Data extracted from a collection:

*** Block opens ***

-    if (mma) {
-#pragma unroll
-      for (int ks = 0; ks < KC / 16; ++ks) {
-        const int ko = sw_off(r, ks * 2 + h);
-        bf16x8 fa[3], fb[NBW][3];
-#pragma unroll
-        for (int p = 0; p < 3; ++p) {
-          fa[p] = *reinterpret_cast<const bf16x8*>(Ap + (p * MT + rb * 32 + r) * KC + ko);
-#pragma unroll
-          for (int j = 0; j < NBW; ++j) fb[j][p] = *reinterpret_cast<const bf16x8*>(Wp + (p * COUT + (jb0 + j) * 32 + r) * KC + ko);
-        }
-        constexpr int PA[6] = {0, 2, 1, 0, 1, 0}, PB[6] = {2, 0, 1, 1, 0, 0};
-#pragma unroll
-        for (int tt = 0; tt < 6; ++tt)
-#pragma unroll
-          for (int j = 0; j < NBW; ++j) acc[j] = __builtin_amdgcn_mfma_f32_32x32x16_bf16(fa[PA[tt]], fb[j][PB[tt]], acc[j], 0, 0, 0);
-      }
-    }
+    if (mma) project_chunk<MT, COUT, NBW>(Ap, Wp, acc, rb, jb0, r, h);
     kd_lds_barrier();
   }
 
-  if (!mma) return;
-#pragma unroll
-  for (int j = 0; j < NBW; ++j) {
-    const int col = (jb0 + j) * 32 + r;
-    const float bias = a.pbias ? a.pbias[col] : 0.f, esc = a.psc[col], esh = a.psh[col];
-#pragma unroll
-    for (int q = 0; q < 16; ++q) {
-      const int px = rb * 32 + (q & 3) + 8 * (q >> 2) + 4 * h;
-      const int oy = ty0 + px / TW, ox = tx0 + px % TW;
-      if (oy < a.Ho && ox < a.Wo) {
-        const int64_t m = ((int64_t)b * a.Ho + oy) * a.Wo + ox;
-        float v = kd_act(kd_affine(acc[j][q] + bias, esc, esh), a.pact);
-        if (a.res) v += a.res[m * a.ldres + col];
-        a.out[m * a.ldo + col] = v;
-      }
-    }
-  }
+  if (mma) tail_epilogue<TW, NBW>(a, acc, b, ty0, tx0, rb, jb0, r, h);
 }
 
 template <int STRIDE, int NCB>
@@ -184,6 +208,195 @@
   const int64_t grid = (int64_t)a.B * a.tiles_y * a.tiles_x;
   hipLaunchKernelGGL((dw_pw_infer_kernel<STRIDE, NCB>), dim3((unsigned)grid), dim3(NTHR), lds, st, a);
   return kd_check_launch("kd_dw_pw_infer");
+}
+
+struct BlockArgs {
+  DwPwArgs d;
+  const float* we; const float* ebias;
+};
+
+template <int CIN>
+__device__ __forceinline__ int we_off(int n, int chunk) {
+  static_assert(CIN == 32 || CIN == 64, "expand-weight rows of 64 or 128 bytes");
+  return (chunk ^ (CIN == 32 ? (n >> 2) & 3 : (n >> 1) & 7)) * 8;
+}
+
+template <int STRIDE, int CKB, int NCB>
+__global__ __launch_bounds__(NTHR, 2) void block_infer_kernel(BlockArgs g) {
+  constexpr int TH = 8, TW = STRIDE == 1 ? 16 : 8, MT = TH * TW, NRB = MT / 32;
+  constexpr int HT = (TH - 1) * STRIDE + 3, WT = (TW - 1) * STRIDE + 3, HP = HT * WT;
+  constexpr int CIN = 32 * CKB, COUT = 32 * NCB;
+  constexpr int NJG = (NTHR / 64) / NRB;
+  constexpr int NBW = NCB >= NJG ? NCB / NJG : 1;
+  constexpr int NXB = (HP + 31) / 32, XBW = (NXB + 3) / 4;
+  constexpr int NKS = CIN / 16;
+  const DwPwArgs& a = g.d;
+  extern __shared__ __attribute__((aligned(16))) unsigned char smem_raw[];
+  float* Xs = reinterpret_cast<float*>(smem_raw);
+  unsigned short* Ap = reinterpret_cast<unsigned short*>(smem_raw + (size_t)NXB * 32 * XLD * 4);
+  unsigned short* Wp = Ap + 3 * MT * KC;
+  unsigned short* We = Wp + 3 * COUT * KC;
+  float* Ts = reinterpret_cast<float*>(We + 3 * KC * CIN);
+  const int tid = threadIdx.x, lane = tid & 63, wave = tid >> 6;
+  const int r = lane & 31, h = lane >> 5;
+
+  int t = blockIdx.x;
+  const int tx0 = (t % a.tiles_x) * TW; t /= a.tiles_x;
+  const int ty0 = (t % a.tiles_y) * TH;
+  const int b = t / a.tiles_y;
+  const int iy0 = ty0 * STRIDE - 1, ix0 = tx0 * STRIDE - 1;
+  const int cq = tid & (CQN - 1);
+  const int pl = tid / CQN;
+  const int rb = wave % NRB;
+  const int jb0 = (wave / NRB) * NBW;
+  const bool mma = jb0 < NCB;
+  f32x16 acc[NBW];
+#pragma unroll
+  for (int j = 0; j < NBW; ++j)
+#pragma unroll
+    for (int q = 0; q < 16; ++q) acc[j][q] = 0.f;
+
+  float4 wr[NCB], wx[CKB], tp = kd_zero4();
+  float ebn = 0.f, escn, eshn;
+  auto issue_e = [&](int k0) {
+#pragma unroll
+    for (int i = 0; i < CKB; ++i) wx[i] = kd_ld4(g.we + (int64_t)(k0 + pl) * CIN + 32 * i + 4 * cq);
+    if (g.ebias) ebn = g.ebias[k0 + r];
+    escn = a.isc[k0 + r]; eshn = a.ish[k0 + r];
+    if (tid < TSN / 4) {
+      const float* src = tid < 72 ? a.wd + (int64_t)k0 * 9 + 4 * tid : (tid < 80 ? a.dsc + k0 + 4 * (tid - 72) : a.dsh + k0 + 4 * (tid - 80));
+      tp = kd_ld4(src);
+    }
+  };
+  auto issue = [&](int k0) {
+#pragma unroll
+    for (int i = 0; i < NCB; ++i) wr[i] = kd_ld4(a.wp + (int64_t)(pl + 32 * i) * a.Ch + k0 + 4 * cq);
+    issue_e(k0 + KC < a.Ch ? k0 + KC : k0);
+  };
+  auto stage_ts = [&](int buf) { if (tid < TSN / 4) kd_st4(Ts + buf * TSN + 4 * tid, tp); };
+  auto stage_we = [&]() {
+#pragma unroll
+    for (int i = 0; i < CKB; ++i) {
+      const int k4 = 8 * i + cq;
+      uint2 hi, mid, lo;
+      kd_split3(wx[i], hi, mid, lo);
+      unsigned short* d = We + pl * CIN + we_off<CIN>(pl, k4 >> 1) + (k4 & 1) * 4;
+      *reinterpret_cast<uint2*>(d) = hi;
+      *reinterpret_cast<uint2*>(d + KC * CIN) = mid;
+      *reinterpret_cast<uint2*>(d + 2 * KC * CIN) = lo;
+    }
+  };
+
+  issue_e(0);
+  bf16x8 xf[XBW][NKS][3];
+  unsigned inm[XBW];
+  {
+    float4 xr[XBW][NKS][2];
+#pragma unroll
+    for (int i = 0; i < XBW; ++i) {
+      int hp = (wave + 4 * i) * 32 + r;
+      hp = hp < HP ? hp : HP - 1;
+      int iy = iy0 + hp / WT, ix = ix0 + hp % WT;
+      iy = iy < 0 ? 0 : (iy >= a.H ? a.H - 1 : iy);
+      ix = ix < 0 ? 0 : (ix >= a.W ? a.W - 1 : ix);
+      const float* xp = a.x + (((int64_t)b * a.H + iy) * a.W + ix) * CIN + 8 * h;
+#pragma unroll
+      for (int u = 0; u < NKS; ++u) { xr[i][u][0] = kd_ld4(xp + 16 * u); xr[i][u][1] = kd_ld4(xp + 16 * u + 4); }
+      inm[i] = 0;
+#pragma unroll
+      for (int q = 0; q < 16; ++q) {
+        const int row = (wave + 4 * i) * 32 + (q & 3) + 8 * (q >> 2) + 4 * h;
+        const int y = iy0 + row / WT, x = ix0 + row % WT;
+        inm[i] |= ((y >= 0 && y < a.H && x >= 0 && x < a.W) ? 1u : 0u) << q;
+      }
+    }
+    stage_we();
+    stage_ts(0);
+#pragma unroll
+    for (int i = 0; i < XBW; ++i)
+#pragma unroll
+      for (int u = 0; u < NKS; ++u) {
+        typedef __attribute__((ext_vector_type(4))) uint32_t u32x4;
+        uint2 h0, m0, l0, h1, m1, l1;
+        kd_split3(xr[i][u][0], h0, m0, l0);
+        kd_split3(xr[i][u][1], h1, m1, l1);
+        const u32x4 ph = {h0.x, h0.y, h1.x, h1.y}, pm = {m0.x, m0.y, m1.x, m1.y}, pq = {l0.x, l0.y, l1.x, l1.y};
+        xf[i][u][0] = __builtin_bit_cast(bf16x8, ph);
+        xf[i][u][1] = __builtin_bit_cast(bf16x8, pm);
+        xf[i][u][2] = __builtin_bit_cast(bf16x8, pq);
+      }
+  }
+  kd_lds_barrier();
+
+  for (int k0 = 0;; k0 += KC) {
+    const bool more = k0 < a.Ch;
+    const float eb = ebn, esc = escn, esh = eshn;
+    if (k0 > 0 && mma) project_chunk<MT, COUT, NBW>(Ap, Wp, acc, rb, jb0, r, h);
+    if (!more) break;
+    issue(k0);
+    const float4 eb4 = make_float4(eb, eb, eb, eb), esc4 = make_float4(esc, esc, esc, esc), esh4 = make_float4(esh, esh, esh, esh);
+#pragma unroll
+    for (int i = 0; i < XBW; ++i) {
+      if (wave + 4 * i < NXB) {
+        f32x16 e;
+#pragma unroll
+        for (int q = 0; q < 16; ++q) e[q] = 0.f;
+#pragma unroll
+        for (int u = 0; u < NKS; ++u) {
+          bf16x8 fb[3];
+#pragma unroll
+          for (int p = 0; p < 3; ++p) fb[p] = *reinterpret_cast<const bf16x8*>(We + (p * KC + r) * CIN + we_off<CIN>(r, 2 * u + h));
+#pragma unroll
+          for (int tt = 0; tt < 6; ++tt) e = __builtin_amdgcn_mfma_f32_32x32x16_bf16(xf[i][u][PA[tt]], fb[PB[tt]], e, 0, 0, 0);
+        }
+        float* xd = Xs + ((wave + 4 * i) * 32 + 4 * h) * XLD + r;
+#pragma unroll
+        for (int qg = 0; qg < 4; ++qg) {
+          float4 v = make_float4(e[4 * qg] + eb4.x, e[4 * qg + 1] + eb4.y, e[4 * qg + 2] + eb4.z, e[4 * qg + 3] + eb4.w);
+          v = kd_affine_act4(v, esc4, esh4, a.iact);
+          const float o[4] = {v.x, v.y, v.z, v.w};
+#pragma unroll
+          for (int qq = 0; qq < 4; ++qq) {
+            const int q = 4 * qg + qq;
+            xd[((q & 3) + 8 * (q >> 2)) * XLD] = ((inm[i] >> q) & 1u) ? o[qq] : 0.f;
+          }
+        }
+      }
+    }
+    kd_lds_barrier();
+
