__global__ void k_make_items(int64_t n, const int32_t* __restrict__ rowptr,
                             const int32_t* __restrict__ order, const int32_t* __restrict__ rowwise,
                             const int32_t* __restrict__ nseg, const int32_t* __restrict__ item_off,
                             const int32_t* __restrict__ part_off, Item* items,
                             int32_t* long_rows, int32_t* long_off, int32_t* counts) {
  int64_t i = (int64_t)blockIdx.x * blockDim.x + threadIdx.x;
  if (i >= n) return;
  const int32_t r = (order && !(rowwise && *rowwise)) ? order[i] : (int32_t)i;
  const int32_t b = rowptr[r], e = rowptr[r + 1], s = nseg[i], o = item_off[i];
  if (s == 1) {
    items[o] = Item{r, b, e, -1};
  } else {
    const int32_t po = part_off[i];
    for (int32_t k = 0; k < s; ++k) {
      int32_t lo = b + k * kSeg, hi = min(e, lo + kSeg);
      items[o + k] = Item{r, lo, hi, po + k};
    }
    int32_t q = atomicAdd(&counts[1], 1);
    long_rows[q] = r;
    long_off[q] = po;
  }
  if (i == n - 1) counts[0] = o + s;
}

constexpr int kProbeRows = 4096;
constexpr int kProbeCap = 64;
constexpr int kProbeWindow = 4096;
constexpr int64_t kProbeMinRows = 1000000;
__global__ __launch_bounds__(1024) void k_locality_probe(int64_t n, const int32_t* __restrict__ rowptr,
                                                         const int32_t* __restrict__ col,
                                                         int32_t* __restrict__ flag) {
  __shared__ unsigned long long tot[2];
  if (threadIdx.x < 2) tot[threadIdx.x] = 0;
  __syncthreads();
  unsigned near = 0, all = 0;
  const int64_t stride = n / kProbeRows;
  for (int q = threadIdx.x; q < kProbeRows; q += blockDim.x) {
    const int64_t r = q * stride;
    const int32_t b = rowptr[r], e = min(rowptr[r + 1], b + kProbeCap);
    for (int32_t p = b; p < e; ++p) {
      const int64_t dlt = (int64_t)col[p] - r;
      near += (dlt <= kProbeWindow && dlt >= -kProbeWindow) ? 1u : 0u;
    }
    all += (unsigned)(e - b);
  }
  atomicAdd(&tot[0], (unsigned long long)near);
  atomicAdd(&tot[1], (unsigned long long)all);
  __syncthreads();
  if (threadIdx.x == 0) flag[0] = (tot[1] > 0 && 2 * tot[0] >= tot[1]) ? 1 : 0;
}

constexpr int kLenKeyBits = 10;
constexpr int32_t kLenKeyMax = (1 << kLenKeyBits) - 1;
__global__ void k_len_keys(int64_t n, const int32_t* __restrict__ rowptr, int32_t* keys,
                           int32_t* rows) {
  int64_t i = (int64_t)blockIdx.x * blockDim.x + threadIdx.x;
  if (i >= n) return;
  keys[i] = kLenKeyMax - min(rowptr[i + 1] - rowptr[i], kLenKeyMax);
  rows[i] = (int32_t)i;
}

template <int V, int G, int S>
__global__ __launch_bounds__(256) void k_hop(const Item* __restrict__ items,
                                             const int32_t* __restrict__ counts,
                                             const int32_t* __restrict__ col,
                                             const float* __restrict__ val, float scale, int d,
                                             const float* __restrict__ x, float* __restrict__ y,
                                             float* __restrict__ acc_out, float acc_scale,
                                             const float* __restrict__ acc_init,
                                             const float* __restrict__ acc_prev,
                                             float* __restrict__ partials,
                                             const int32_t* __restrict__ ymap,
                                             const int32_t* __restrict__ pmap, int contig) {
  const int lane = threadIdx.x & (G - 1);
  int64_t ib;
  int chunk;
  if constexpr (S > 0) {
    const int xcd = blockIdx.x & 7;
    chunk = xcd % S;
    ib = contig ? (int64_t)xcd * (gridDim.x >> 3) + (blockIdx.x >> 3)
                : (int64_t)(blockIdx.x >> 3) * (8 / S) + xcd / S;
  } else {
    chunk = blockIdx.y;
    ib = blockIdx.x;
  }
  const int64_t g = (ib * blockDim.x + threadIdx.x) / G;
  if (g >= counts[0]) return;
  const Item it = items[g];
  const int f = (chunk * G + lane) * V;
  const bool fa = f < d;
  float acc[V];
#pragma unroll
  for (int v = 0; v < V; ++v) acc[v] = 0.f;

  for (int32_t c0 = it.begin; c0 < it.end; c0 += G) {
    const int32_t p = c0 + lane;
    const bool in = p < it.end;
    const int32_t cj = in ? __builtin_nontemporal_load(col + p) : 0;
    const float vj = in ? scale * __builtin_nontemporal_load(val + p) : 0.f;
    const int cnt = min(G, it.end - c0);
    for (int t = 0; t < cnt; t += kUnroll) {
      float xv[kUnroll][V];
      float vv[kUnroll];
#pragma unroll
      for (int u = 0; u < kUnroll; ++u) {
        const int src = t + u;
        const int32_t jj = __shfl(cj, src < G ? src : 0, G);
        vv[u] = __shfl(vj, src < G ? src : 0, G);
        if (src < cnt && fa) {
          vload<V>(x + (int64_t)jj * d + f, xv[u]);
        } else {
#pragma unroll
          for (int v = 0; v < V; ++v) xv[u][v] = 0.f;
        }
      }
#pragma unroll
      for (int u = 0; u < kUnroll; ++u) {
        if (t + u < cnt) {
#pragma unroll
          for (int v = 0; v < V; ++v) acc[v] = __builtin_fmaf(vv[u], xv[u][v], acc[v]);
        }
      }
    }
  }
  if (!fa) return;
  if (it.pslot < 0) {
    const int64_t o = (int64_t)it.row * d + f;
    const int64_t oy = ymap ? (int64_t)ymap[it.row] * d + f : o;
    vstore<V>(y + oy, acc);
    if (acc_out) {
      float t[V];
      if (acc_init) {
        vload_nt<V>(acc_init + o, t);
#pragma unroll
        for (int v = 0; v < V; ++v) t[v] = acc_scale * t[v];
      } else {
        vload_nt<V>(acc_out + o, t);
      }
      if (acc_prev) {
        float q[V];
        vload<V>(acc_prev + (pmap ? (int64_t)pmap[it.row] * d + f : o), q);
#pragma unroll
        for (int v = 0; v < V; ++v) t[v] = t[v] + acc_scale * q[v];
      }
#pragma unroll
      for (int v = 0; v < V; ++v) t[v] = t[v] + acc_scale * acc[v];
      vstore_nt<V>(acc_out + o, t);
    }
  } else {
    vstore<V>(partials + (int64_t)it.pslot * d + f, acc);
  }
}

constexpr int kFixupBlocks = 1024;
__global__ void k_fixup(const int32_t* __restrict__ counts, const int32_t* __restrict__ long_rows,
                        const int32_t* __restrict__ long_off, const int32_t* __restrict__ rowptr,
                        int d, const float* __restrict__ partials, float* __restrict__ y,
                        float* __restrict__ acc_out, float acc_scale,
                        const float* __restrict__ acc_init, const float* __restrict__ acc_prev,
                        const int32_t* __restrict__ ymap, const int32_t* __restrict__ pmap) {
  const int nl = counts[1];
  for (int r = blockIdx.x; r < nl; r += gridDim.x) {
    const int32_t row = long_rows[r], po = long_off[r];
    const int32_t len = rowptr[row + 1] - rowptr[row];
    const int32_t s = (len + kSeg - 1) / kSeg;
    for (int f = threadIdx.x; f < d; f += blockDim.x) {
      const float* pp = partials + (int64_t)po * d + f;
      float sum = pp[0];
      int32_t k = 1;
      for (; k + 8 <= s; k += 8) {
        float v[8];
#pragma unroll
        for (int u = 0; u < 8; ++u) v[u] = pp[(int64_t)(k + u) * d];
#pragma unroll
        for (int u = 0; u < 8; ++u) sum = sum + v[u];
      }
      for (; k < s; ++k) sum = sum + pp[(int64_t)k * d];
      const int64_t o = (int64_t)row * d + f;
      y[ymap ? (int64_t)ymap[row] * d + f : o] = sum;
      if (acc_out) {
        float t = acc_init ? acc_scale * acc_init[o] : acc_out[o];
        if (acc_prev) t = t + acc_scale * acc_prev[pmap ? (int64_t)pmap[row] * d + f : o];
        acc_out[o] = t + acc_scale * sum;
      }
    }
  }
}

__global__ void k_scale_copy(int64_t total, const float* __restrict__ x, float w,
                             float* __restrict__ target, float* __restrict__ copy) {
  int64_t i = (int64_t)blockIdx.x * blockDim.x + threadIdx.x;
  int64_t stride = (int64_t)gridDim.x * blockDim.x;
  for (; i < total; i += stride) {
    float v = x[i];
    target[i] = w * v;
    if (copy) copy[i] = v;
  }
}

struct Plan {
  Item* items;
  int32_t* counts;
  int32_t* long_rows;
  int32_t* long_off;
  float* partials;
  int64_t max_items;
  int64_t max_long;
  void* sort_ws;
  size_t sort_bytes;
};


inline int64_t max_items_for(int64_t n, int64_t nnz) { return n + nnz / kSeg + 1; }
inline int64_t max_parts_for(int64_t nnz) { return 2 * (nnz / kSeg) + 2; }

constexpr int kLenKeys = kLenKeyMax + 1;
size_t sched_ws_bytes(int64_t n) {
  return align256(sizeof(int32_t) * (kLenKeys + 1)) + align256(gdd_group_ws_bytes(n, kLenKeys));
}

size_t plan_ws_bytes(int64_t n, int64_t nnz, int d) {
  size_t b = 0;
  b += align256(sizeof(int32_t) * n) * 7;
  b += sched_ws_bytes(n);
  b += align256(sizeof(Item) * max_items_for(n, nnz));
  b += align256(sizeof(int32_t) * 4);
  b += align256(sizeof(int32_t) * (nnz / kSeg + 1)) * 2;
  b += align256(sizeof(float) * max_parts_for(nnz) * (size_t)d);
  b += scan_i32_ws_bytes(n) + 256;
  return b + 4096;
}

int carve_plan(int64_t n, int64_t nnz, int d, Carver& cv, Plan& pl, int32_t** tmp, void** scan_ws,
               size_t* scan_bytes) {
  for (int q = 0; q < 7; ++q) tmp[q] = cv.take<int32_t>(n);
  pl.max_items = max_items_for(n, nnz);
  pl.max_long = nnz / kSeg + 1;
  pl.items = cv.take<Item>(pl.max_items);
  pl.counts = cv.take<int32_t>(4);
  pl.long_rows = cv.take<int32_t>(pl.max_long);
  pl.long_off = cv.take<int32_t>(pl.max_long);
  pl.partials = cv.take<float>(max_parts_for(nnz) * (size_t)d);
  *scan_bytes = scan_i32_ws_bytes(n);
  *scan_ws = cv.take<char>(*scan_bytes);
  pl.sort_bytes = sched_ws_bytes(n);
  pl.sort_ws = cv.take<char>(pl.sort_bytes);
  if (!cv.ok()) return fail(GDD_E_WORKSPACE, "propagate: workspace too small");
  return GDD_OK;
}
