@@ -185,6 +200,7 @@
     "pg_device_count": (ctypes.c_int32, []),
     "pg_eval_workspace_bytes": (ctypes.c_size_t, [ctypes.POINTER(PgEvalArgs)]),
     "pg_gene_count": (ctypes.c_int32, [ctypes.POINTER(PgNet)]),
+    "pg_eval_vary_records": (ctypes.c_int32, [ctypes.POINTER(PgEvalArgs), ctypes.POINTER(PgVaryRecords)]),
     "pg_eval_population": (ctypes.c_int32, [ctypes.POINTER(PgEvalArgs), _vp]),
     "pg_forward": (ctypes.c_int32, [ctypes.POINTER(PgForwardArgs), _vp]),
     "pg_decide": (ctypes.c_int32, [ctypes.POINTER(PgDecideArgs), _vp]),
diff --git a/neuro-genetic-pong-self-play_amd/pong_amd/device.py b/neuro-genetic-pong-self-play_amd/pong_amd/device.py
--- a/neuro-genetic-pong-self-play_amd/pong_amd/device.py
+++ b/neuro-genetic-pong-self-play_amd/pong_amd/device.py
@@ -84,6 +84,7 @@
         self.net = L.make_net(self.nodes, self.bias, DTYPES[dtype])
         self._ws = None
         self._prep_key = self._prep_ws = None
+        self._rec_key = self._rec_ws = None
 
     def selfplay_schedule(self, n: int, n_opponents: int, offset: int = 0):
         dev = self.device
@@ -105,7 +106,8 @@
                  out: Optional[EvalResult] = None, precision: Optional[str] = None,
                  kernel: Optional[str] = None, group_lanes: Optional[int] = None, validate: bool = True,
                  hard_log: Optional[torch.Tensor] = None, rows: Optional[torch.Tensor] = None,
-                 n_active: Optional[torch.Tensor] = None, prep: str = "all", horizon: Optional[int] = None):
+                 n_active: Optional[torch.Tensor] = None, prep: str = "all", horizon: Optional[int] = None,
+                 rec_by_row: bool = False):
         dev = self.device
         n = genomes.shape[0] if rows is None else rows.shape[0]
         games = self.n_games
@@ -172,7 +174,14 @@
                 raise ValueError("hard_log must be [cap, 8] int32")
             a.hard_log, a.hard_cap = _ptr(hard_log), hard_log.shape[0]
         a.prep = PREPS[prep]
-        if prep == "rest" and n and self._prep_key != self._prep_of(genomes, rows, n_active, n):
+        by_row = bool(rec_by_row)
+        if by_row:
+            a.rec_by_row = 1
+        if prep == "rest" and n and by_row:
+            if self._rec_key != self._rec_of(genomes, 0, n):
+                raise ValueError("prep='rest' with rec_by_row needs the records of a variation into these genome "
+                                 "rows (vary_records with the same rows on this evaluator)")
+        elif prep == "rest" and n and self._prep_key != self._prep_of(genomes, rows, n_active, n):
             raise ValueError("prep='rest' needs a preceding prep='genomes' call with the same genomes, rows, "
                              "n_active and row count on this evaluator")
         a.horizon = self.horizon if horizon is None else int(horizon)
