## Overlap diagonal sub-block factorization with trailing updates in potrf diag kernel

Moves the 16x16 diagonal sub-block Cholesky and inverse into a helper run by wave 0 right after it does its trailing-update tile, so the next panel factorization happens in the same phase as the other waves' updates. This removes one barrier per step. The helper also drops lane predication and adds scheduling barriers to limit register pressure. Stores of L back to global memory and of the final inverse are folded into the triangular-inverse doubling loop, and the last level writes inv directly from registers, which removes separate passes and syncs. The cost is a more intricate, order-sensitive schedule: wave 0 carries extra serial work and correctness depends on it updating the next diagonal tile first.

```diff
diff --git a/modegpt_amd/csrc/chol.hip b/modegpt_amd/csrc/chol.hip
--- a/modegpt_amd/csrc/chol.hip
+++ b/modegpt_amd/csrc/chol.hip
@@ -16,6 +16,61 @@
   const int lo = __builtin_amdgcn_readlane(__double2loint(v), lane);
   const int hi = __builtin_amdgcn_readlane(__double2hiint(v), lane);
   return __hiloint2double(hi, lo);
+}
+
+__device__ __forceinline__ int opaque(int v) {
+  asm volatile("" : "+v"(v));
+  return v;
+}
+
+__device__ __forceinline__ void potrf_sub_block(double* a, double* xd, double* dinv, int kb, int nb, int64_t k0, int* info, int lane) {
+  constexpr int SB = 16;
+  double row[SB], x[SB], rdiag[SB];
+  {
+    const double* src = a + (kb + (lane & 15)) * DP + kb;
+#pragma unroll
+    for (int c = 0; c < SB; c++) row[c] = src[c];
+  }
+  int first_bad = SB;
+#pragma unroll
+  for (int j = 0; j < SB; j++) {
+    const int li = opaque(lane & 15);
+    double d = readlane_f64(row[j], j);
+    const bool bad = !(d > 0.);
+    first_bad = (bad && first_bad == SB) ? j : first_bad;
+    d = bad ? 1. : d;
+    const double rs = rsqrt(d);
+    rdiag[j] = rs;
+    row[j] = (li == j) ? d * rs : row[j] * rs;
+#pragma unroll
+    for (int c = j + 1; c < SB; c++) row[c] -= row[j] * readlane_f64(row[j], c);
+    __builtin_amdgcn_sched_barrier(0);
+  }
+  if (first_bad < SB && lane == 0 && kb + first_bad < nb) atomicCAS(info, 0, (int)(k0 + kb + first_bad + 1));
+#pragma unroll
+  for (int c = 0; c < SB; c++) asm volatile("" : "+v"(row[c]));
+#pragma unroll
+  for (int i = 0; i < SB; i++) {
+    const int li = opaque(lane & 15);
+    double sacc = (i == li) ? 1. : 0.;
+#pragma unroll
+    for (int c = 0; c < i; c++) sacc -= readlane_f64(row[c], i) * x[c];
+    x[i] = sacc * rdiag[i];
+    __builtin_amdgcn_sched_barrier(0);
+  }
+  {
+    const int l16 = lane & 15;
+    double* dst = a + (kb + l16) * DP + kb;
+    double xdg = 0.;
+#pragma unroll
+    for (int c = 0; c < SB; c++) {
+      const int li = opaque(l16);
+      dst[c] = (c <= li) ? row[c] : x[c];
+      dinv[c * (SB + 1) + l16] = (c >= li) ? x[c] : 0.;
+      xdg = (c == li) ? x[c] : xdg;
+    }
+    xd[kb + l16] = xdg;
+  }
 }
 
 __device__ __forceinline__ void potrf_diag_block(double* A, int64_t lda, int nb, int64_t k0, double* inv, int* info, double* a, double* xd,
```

*** Block closes ***

For this exercise, output exactly the lines above from the line with "int carve_plan(int64_t n, int64_t" to the line with "--- a/neuro-genetic-pong-self-play_amd/pong_amd/device.py", counting both, and leave out the rest.

int carve_plan(int64_t n, int64_t nnz, int d, Carver& cv, Plan& pl, int32_t** tmp, void** scan_ws,
               size_t* scan_bytes) {
  for (int q = 0; q < 7; ++q) tmp[q] = cv.take<int32_t>(n);
  pl.max_items = max_items_for(n, nnz);
  pl.max_long = nnz / kSeg + 1;
  pl.items = cv.take<Item>(pl.max_items);
  pl.counts = cv.take<int32_t>(4);
  pl.long_rows = cv.take<int32_t>(pl.max_long);
  pl.long_off = cv.take<int32_t>(pl.max_long);
  pl.partials = cv.take<float>(max_parts_for(nnz) * (size_t)d);
  *scan_bytes = scan_i32_ws_bytes(n);
  *scan_ws = cv.take<char>(*scan_bytes);
  pl.sort_bytes = sched_ws_bytes(n);
  pl.sort_ws = cv.take<char>(pl.sort_bytes);
  if (!cv.ok()) return fail(GDD_E_WORKSPACE, "propagate: workspace too small");
  return GDD_OK;
}
@@ -185,6 +200,7 @@
     "pg_device_count": (ctypes.c_int32, []),
     "pg_eval_workspace_bytes": (ctypes.c_size_t, [ctypes.POINTER(PgEvalArgs)]),
     "pg_gene_count": (ctypes.c_int32, [ctypes.POINTER(PgNet)]),
+    "pg_eval_vary_records": (ctypes.c_int32, [ctypes.POINTER(PgEvalArgs), ctypes.POINTER(PgVaryRecords)]),
     "pg_eval_population": (ctypes.c_int32, [ctypes.POINTER(PgEvalArgs), _vp]),
     "pg_forward": (ctypes.c_int32, [ctypes.POINTER(PgForwardArgs), _vp]),
     "pg_decide": (ctypes.c_int32, [ctypes.POINTER(PgDecideArgs), _vp]),
diff --git a/neuro-genetic-pong-self-play_amd/pong_amd/device.py b/neuro-genetic-pong-self-play_amd/pong_amd/device.py
--- a/neuro-genetic-pong-self-play_amd/pong_amd/device.py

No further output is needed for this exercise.